Monday, June 16, 2008

Clive Barker's Books of Blood, Volume One, by Clive Barker


(hb; 1984: story anthology)

Overall review:

Excellent horror anthology, the first of three volumes: easily one of the best anthologies I've read from a still-breathing writer. All the stories are above-average word fare, engaging, sometimes gory, and always fascinating. By all, means check this anthology out.

Review, story by story:

1.) "The Book of Blood" - A psychic researcher (Mary Florescu), her assistant (Reg Fuller), and a con-artist medium (Simon McNeal) move into a haunted house (Number 65, Tollington Place) in order to study it. The more they observe/tap into the energies of this metaphysical crossroads, or susurrating "highway of the dead," however, the more they risk ticking off the spirits they're studying. Fresh, Bradybury-esque take on the haunted house theme.

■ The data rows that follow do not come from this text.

template <int WM, int WN, int NWM, int NWN, int WPS, bool SK, int ACC, bool AKM, bool BKM, int STAGES = 3, bool ONESHOT = false>
__device__ __forceinline__ void gemm_f16x3_km_body(const dupl_gemm16_desc& p, const int g_gm, const int bid0, const int grid) {
    using G = RingGeom<WM, WN, NWM, NWN>;
    constexpr int BM = G::BM, BN = G::BN, NW = G::NW, PA = G::PA, PB = G::PB, STAGE = G::STAGE, PPW = G::PPW;
    constexpr int APW = 2 * PA / NW;
    constexpr int RBA = 2 * BM, RBB = 2 * BN;
    constexpr int NDA = AKM ? 2 : 1, NDB = BKM ? 2 : 1;
    constexpr int NIA = 2 * WM * NDA, NIB = 2 * WN * NDB;
    constexpr int NRI = NIA + NIB;
    constexpr int NMF = G::NMF;
    constexpr int SIDE = NW * 2048;
    static_assert((2 * PA) % NW == 0, "pieces must divide over the waves, operand by operand");
    static_assert(STAGES * STAGE + SIDE <= 160 * 1024, "LDS");
    static_assert(1024 % RBA == 0 && 1024 % RBB == 0, "whole k-rows per DMA piece");
    static_assert(!SK || ACC == 1, "stream-K pieces meet in atomics");
    __shared__ __attribute__((aligned(1024))) char smem[STAGES * STAGE + SIDE];
    const int tid = threadIdx.x;
    const int lane = tid & 63, wave = __builtin_amdgcn_readfirstlane(tid >> 6);
    const int wm = wave / NWN, wn = wave % NWN;
    const int l31 = lane & 31, hf = lane >> 5;
    const int nbm = (p.M + BM - 1) / BM, nbn = (p.N + BN - 1) / BN;
    const int ntf = p.K / TBK;
    int nt = ntf;
    const TileOrder<BM, BN> order(nbm, nbn, g_gm);

    const int ka_valid = p.ka_valid > 0 ? p.ka_valid : p.K, kb_valid = p.kb_valid > 0 ? p.kb_valid : p.K;
    const char* gp[PPW];
    int prow[PPW];
    int kt = 0;
    auto plan = [&](const int m0, const int n0, const int k0) __attribute__((always_inline)) {
#pragma unroll
        for (int i = 0; i < PPW; ++i) {
            const int g = wave + NW * i;
            const bool isA = i < APW;
            const int gg = isA ? g : g - 2 * PA;
            const int PO = isA ? PA : PB;
            const bool lo = gg >= PO;
            const int q = lo ? gg - PO : gg;
            const __half* plane = static_cast<const __half*>(isA ? (lo ? p.A_lo : p.A_hi) : (lo ? p.B_lo : p.B_hi));
            const int ld = isA ? p.lda : p.ldb, r0 = isA ? m0 : n0, R = isA ? p.M : p.N;
            const bool km = isA ? AKM : BKM;
            if (!km) {
                const int pr = lane >> 2;
                const int jsrc = (lane & 3) ^ ((pr >> 2) & 3);
                const int row = min(r0 + q * 16 + pr, R - 1);
                gp[i] = reinterpret_cast<const char*>(plane + (size_t)row * ld + (size_t)k0 * TBK) + jsrc * 16;
                prow[i] = 0;
            } else {
                const int NBLK = (isA ? BM : BN) / 32;
                const int off = q * 1024 + lane * 16;
                const int sub = off >> 9, srow = (off >> 6) & 7, c = (off >> 4) & 3;
                const int kk = sub / NBLK, mblk = sub - kk * NBLK;
                const int r = (kk >> 1) * 16 + (srow >> 2) * 8 + (kk & 1) * 4 + (srow & 3);
                const int col = min(r0 + mblk * 32 + c * 8, R - 8);
                gp[i] = reinterpret_cast<const char*>(plane + col);
                prow[i] = r;
            }
        }
        kt = k0;
    };
    auto dma_piece = [&](const int i, char* dst) __attribute__((always_inline)) {
        const bool km = (i < APW) ? AKM : BKM;
        if (!km) g16_dma_piece(gp[i], dst + i * (NW * 1024));
        else {
            const int kv = (i < APW) ? ka_valid : kb_valid;
            const int ld = (i < APW) ? p.lda : p.ldb;
            const int krow = min(kt * TBK + prow[i], kv - 1);
            __builtin_amdgcn_global_load_lds((const __attribute__((address_space(1))) void*)(gp[i] + (size_t)krow * ld * 2),
                                             (__attribute__((address_space(3))) void*)(dst + i * (NW * 1024)), 16, 0, 0);
        }
    };
    auto issue = [&](int buf) __attribute__((always_inline)) {
        char* dst = smem + buf * STAGE + wave * 1024;
#pragma unroll
        for (int i = 0; i < PPW; ++i) dma_piece(i, dst);
        ++kt;
    };

    const int sw = (l31 >> 2) & 3;
    const int a_row = (wm * (32 * WM) + l31) * 64, b_row = 2 * PA * 1024 + (wn * (32 * WN) + l31) * 64;
    const int c0 = ((0 | hf) ^ sw) * 16, c1 = ((2 | hf) ^ sw) * 16;
    const int kml = km_read_lane_off(lane);
    const unsigned lds0 = (unsigned)(uintptr_t)((__attribute__((address_space(3))) char*)smem);
    const unsigned akm0 = lds0 + kml + wm * WM * 512, bkm0 = lds0 + 2 * PA * 1024 + kml + wn * WN * 512;

    f32x16 acc[WM][WN];
    f32x16 accX_unused[1][1];
    h4 f0a[4 * WM], f0b[4 * WN], f1a[4 * WM], f1b[4 * WN];
    auto tr_off = [](const unsigned addr, auto offc) __attribute__((always_inline)) { return km_tr_read<decltype(offc)::value>(addr); };
    auto read_a = [&](auto ric, auto ksc, const char* st, const unsigned so, h4(&fa)[4 * WM]) __attribute__((always_inline)) {
        constexpr int RI = decltype(ric)::value, KS = decltype(ksc)::value;
        if constexpr (!AKM) {
            constexpr int t = RI;
            const h8 v = *reinterpret_cast<const h8*>(st + (t < WM ? 0 : PA * 1024) + a_row + (t % WM) * 2048 + (KS ? c1 : c0));
            fa[2 * t] = __builtin_shufflevector(v, v, 0, 1, 2, 3);
            fa[2 * t + 1] = __builtin_shufflevector(v, v, 4, 5, 6, 7);
        } else {
            constexpr int t = RI / 2, half = RI % 2;
            fa[2 * t + half] = tr_off(akm0 + so, std::integral_constant<int, (t < WM ? 0 : PA * 1024) + ((KS * 2 + half) * (BM / 32) + (t % WM)) * 512>{});
        }
    };
    auto read_b = [&](auto ric, auto ksc, const char* st, const unsigned so, h4(&fb)[4 * WN]) __attribute__((always_inline)) {
        constexpr int RI = decltype(ric)::value, KS = decltype(ksc)::value;
        if constexpr (!BKM) {
            constexpr int t = RI;
            const h8 v = *reinterpret_cast<const h8*>(st + (t < WN ? 0 : PB * 1024) + b_row + (t % WN) * 2048 + (KS ? c1 : c0));
            fb[2 * t] = __builtin_shufflevector(v, v, 0, 1, 2, 3);
            fb[2 * t + 1] = __builtin_shufflevector(v, v, 4, 5, 6, 7);
        } else {
            constexpr int t = RI / 2, half = RI % 2;
            fb[2 * t + half] = tr_off(bkm0 + so, std::integral_constant<int, (t < WN ? 0 : PB * 1024) + ((KS * 2 + half) * (BN / 32) + (t % WN)) * 512>{});
        }
    };
    auto read_r = [&](auto rc, auto ksc, const char* st, const unsigned so, h4(&fa)[4 * WM], h4(&fb)[4 * WN]) __attribute__((always_inline)) {
        constexpr int R = decltype(rc)::value;
        if constexpr (R < NIA) read_a(std::integral_constant<int, R>{}, ksc, st, so, fa);
        else read_b(std::integral_constant<int, R - NIA>{}, ksc, st, so, fb);
    };
    auto read_frags = [&](auto ksc, const int rbuf, h4(&fa)[4 * WM], h4(&fb)[4 * WN]) __attribute__((always_inline)) {
        static_for<NRI>([&](auto rc) __attribute__((always_inline)) { read_r(rc, ksc, smem + rbuf * STAGE, (unsigned)(rbuf * STAGE), fa, fb); });
    };
    auto frag = [](const h4 lo, const h4 hi) __attribute__((always_inline)) { return __builtin_shufflevector(lo, hi, 0, 1, 2, 3, 4, 5, 6, 7); };
    auto mfma_n = [&](auto nc, const h8(&A)[2 * WM], const h8(&B)[2 * WN]) __attribute__((always_inline)) {
        constexpr int n = decltype(nc)::value, pass = n / (WM * WN), idx = n % (WM * WN), i = idx / WN, j = idx % WN;
        if constexpr (pass == 0) acc[i][j] = __builtin_amdgcn_mfma_f32_32x32x16_f16(A[i], B[j], acc[i][j], 0, 0, 0);
        else if constexpr (pass == 1) acc[i][j] = __builtin_amdgcn_mfma_f32_32x32x16_f16(A[i], B[WN + j], acc[i][j], 0, 0, 0);
        else acc[i][j] = __builtin_amdgcn_mfma_f32_32x32x16_f16(A[WM + i], B[j], acc[i][j], 0, 0, 0);
    };
    auto phase = [&](auto nsc, const h4(&fa)[4 * WM], const h4(&fb)[4 * WN], auto&& slot) __attribute__((always_inline)) {
        constexpr int NS = decltype(nsc)::value;
        h8 A[2 * WM], B[2 * WN];
#pragma unroll
        for (int t = 0; t < 2 * WM; ++t) A[t] = frag(fa[2 * t], fa[2 * t + 1]);
#pragma unroll
        for (int t = 0; t < 2 * WN; ++t) B[t] = frag(fb[2 * t], fb[2 * t + 1]);
        if constexpr (NS == 0) {
            static_for<NMF>([&](auto nc) __attribute__((always_inline)) { mfma_n(nc, A, B); });
        } else {
            static_for<NS>([&](auto sc) __attribute__((always_inline)) {
                constexpr int S = decltype(sc)::value, n0 = S * NMF / NS, n1 = (S + 1) * NMF / NS;
                static_for<n1 - n0>([&](auto kc) __attribute__((always_inline)) { mfma_n(std::integral_constant<int, n0 + decltype(kc)::value>{}, A, B); });
                slot(sc);
                __builtin_amdgcn_sched_barrier(0);
            });
        }
    };
    constexpr std::integral_constant<int, 0> KS0{};
    constexpr std::integral_constant<int, 1> KS1{};
    constexpr int LGKM0 = 0xC07F;

    int bid = bid0;
    int pos = 0, pend = 0;
    int m0, n0;
    if constexpr (SK) {
        const int T = order.nblk * ntf, G = grid;
        if (p.sk_slices > 0) {
            const int S = p.sk_slices, nblk = order.nblk, U = nblk * S;
            const int xcd = bid & 7, idx = bid >> 3;
            const int ulo = (int)((long)U * xcd / 8), uhi = (int)((long)U * (xcd + 1) / 8);
            if (idx >= uhi - ulo) return;
            const int u = ulo + idx;
            const int slice = u / nblk, lid = u - slice * nblk;
            const int per = (ntf + S - 1) / S;
            const int k0 = slice * per;
            nt = min(per, ntf - k0);
            pos = lid * ntf + k0;
            pend = pos + nt;
            order.lid_origin(lid, m0, n0);
            plan(m0, n0, k0);
        } else {
        const int L = (bid & 7) * (G >> 3) + (bid >> 3);
        auto cut = [&](const int l) {
            int x = (int)((long)T * l / G);
            const int r = x % ntf;
            if (r && r < 3) x -= r;
            else if (r > ntf - 3) x += ntf - r;
            return x;
        };
        pos = cut(L);
        pend = cut(L + 1);
        if (pos >= pend) return;
        const int lid = pos / ntf, k0 = pos - lid * ntf;
        nt = min(pend - pos, ntf - k0);
        order.lid_origin(lid, m0, n0);
        plan(m0, n0, k0);
        }
    } else if constexpr (ONESHOT) {
        if (bid >= order.nblk) return;
        order.lid_origin(bid, m0, n0);
        plan(m0, n0, 0);
    } else {
        if (!order.has_tile(bid)) return;
        order.tile_origin(bid, m0, n0);
        plan(m0, n0, 0);
    }
#pragma unroll
    for (int s = 0; s < STAGES; ++s) issue(s);
    bool first = true;
    float amx = 0.f;
    for (;;) {
#pragma unroll
        for (int i = 0; i < WM; ++i)
#pragma unroll
            for (int j = 0; j < WN; ++j)
#pragma unroll
                for (int e = 0; e < 16; ++e) acc[i][j][e] = 0.f;
        if (first) asm volatile("s_waitcnt vmcnt(%0)" ::"n"((STAGES - 1) * PPW) : "memory");
        else asm volatile("s_waitcnt vmcnt(0)" ::: "memory");
        first = false;
        __builtin_amdgcn_s_barrier();
        asm volatile("" ::: "memory");
        read_frags(KS0, 0, f0a, f0b);
        int rb = 0;
        int t = 0;
        for (; t + STAGES < nt; ++t) {
            const int nb = rb + 1 == STAGES ? 0 : rb + 1;
            const char* st = smem + rb * STAGE;
            const unsigned so = (unsigned)(rb * STAGE), son = (unsigned)(nb * STAGE);
            __builtin_amdgcn_s_waitcnt(LGKM0);
            phase(std::integral_constant<int, NRI>{}, f0a, f0b, [&](auto sc) __attribute__((always_inline)) { read_r(sc, KS1, st, so, f1a, f1b); });
            __builtin_amdgcn_s_waitcnt(WAIT_LGKM0_VM((STAGES - 2) * PPW));
            __builtin_amdgcn_s_barrier();
            asm volatile("" ::: "memory");
            char* dst = smem + rb * STAGE + wave * 1024;
            phase(std::integral_constant<int, NRI + PPW>{}, f1a, f1b, [&](auto sc) __attribute__((always_inline)) {
                constexpr int S = decltype(sc)::value;
                if constexpr (slot_is_read(S, NRI, PPW)) read_r(std::integral_constant<int, slot_index(S, NRI, PPW)>{}, KS0, smem + nb * STAGE, son, f0a, f0b);
                else {
                    constexpr int I = slot_index(S, NRI, PPW);
                    dma_piece(I, dst);
                    if constexpr (I == PPW - 1) ++kt;
                }
            });
            rb = nb;
        }
        for (; t < nt; ++t) {
            const int nb = rb + 1 == STAGES ? 0 : rb + 1;
            const char* st = smem + rb * STAGE;
            const unsigned so = (unsigned)(rb * STAGE), son = (unsigned)(nb * STAGE);
            __builtin_amdgcn_s_waitcnt(LGKM0);
            phase(std::integral_constant<int, NRI>{}, f0a, f0b, [&](auto sc) __attribute__((always_inline)) { read_r(sc, KS1, st, so, f1a, f1b); });
            if (t + 1 < nt) {
                __builtin_amdgcn_s_waitcnt(WAIT_LGKM0_VM(0));
                __builtin_amdgcn_s_barrier();
                asm volatile("" ::: "memory");
                phase(std::integral_constant<int, NRI>{}, f1a, f1b, [&](auto sc) __attribute__((always_inline)) { read_r(sc, KS0, smem + nb * STAGE, son, f0a, f0b); });
            } else {
                __builtin_amdgcn_s_waitcnt(LGKM0);
                phase(std::integral_constant<int, 0>{}, f1a, f1b, [](auto) {});
            }
            rb = nb;
        }
        asm volatile("s_waitcnt lgkmcnt(0)" ::: "memory");
        __builtin_amdgcn_s_barrier();
        asm volatile("" ::: "memory");
        const int mw = m0 + wm * (32 * WM), nw = n0 + wn * (32 * WN);
        bool more;
        if constexpr (SK) {
            pos += nt;
            more = pos < pend;
            if (more) {
                nt = min(pend - pos, ntf);
                order.lid_origin(pos / ntf, m0, n0);
                plan(m0, n0, 0);
            }
        } else if constexpr (ONESHOT) {
            more = false;
        } else {
            bid += grid;
            more = order.has_tile(bid);
            if (more) {
                order.tile_origin(bid, m0, n0);
                plan(m0, n0, 0);
            }
        }
        if (more) {
#pragma unroll
            for (int s = 0; s < STAGES; ++s) issue(s);
        }
        gemm16_epilogue_side<WM, WN, ACC != 0, true, ACC == 1, ONESHOT>(p, acc, accX_unused, reinterpret_cast<float*>(smem + STAGES * STAGE) + wave * 512,
                                                               mw, nw, lane, amx);
        if (!more) break;
    }
    if (p.amax_out)
        gemm16_amax_flush(static_cast<unsigned int*>(p.amax_out), amx, reinterpret_cast<float*>(smem + STAGES * STAGE), wave, lane,
                          NWM * NWN);
}
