class MatMul2DOp(OpInterface):
    type = "MatMul"

    def infer_meta(self, attrs, inputs):
        a, b = inputs
        ta, tb = attrs.get("trans_a", False), attrs.get("trans_b", False)
        ash = list(a.shape)
        bsh = list(b.shape)
        m = ash[-1] if ta else ash[-2] if len(ash) >= 2 else 1
        n = bsh[-2] if tb else bsh[-1]
        if len(ash) == 2 and len(bsh) == 2:
            shape = [m, n]
        else:
            shape = list(ash[:-1]) + [n]
        return [TensorMeta(shape, a.dtype)]

    def deduce_states(self, op):
        a, b = op.inputs
        ta = op.attrs.get("trans_a", False)
        tb = op.attrs.get("trans_b", False)
        nda, ndb = a.ndim, b.ndim
        a_k = nda - 2 if ta else nda - 1
        a_row = nda - 1 if ta else nda - 2
        x_pass = {d: d for d in range(nda - 2)}
        x_pass[a_row] = nda - 2
        _deduce_matmul_ds(
            op, a, b, op.outputs[0],
            x_k_dims=[a_k],
            w_k_dims=[ndb - 1 if tb else ndb - 2],
            x_pass=x_pass,
            w_pass={(ndb - 2 if tb else ndb - 1): nda - 1})

    def compute(self, op, inputs, ctx):
        a, b = inputs
        if op.attrs.get("trans_a", False):
            a = a.transpose(-1, -2)
        if op.attrs.get("trans_b", False):
            b = b.transpose(-1, -2)
        return [torch.matmul(a, b)]

    def gradient(self, op, g):
        gr = _g(op.outputs[0])
        a, b = op.inputs
        ta = op.attrs.get("trans_a", False)
        tb = op.attrs.get("trans_b", False)
        gy = g[0]
        if not ta and not tb:
            da = _make(gr, MatMul2DOp(), [gy, b],
                       {"trans_a": False, "trans_b": True}).output()
            db = _make(gr, MatMulGradBOp(), [a, gy]).output()
            return [da, db]
        if not ta and tb:
            da = _make(gr, MatMul2DOp(), [gy, b], {}).output()
            db = _make(gr, MatMul2DOp(), [gy, a],
                       {"trans_a": True}).output()
        elif ta and not tb:
            da = _make(gr, MatMul2DOp(), [b, gy],
                       {"trans_b": True}).output()
            db = _make(gr, MatMul2DOp(), [a, gy], {}).output()
        else:
            da = _make(gr, MatMul2DOp(), [b, gy],
                       {"trans_a": True, "trans_b": True}).output()
            db = _make(gr, MatMul2DOp(), [gy, a],
                       {"trans_a": True, "trans_b": True}).output()
        return [da, db]


class MatMulGradWOp(OpInterface):
    type = "MatMulGradW"

    def infer_meta(self, attrs, inputs):
        gy, x = inputs
        return [TensorMeta([gy.shape[-1], x.shape[-1]], x.dtype)]

    def deduce_states(self, op):
        gy, x = op.inputs
        nd = gy.ndim
        _deduce_matmul_ds(op, gy, x, op.outputs[0],
                          x_k_dims=list(range(nd - 1)),
                          w_k_dims=list(range(x.ndim - 1)),
                          x_pass={nd - 1: 0},
                          w_pass={x.ndim - 1: 1})

    def compute(self, op, inputs, ctx):
        gy, x = inputs
        gy2 = gy.reshape(-1, gy.shape[-1])
        x2 = x.reshape(-1, x.shape[-1])
        return [torch.matmul(gy2.t(), x2)]


class MatMulGradBOp(OpInterface):
    type = "MatMulGradB"

    def infer_meta(self, attrs, inputs):
        a, gy = inputs
        return [TensorMeta([a.shape[-1], gy.shape[-1]], a.dtype)]

    def deduce_states(self, op):
        a, gy = op.inputs
        _deduce_matmul_ds(op, a, gy, op.outputs[0],
                          x_k_dims=list(range(a.ndim - 1)),
                          w_k_dims=list(range(gy.ndim - 1)),
                          x_pass={a.ndim - 1: 0},
                          w_pass={gy.ndim - 1: 1})

    def compute(self, op, inputs, ctx):
        a, gy = inputs
        a2 = a.reshape(-1, a.shape[-1])
        g2 = gy.reshape(-1, gy.shape[-1])
        return [torch.matmul(a2.t(), g2)]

This story became a film in 2008. Currently in post-production, the film uses another Barker story, "On Jerusalem Street," as a co-basis for the film. Jonas Armstrong played Simon McNeal. Sophie Ward played Mary Florescu. Paul Blair played Reg Fuller. Doug Bradley, Barker's real-life friend and an actor who often appears in Barker's film projects, played Tollington. Directed and co-scripted by John Harrison; co-scripted by Darin Silverman.


2.) "The Midnight Meat Train" - An accountant (Kaufman) and a "divinely-inspired" serial killer (Mahogany, aka "The Butcher") cross paths on the Avenues of the Americas line. Classic work, touching on the themes of disillusionment, faith and (possibly) destiny. One of my favorite stories in this collection.

This story became a film in 2008. Set to be released Stateside on August 1, 2008, it was scripted by Jeff Buhler. Ryuhei Kitamura directed. Bradley Cooper played Leon Kaufman. Vinnie Jones played Mahogany. Leslie Bibb played Maya, a character absent from the source story. Brook Shields played Susan Hoff, another character absent from the source story.


3.) "The Yattering and Jack" - A low-echelon demon (The Yattering) is assigned to torment a quiet human nobody (Jack Polo), who seems not to notice the Yattering's sometimes-grisly poltergeist-like activities. Light (when compared to other stories in this collection), spirited Christmastime romp, this. An instant classic.

This story became the basis for an episode of the 1984 television show, Tales From the Darkside. It aired on November 8, 1987, the seventh episode of Tale's fourth season. Danielle Brisebois played Amanda. Anthony Carbone played Jack Polo - Carbone is listed in the credits as "Tony Carbone". Phil Fondacaro played The Yattering. Thomas Newman played Beezlebub. Barbara Shapiro played Caroler.


4.) "Pig Blood Blues" - An ex-cop-turned-woodshop-teacher (Neil Redman) discovers mysterious going-ons at Remand Centre for Adolescent Offenders, a reform school for teenage boys. Its story arc makes its end-twist predictable, but Barker made this reader care about the lead characters (Redman, Lacey), while ramping up the story's progressive tension. Well-written, at times ironic; not the best story in the bunch.

This is scheduled to be released as a film in the near future. I have no further details about the film at this point.

In 1989, Eclipse Books published a comic book mini-series, Tapping The Vein, that is based on Barker's writings.

Chuck Wagner adapted, and Scott Hampton illustrated "Pig Blood Blues" in issue #1 (its front cover is seen below). This issue also contains an adaptation of one of Barker's other stories, "Human Remains" (published in Clive Barker's Books of Blood, Volume Three).




5.) "Sex, Death and Starshine" - A troubled stage production of Shakespeare's Twelfth Night, led by a talentless crowd-popular actress (Diane Duvall) and directed by a jaded Terry Calloway, gets new life breathed into it with the unexpected appearance of a charming theatre-savvy stranger, Richard Walden Lichfield, and his actress lover, Constantia. Aptly-titled, clever, personable tale, and memorable.


6.) "In the Hills, the Cities" - Two Eastern bloc towns, Popolac and Podujevo, wage a bizarre contest-battle, utilizing the entirety of their citizenry. Caught between the town-giants are two warring lovers, a Right-leaning pundit (Judd) and an art aficionado (Mick). Strange, visually stunning tale, with an equally stunning end-line. Unforgettable, this.

"In the Hills, the Cities" also appeared in issue #2 of the comic book mini-series, Tapping The Vein.

Chuck Wagner and Fred Burke adapted, and John Bolton illustrated the story. This issue, its cover seen below, also contains an adaptation of one of Barker's other (re-titled) stories, "Skins of the Fathers" (published in Clive Barker's Books of Blood, Volume Two).




This anthology is followed by Clive Barker's Books of Blood, Volume Two.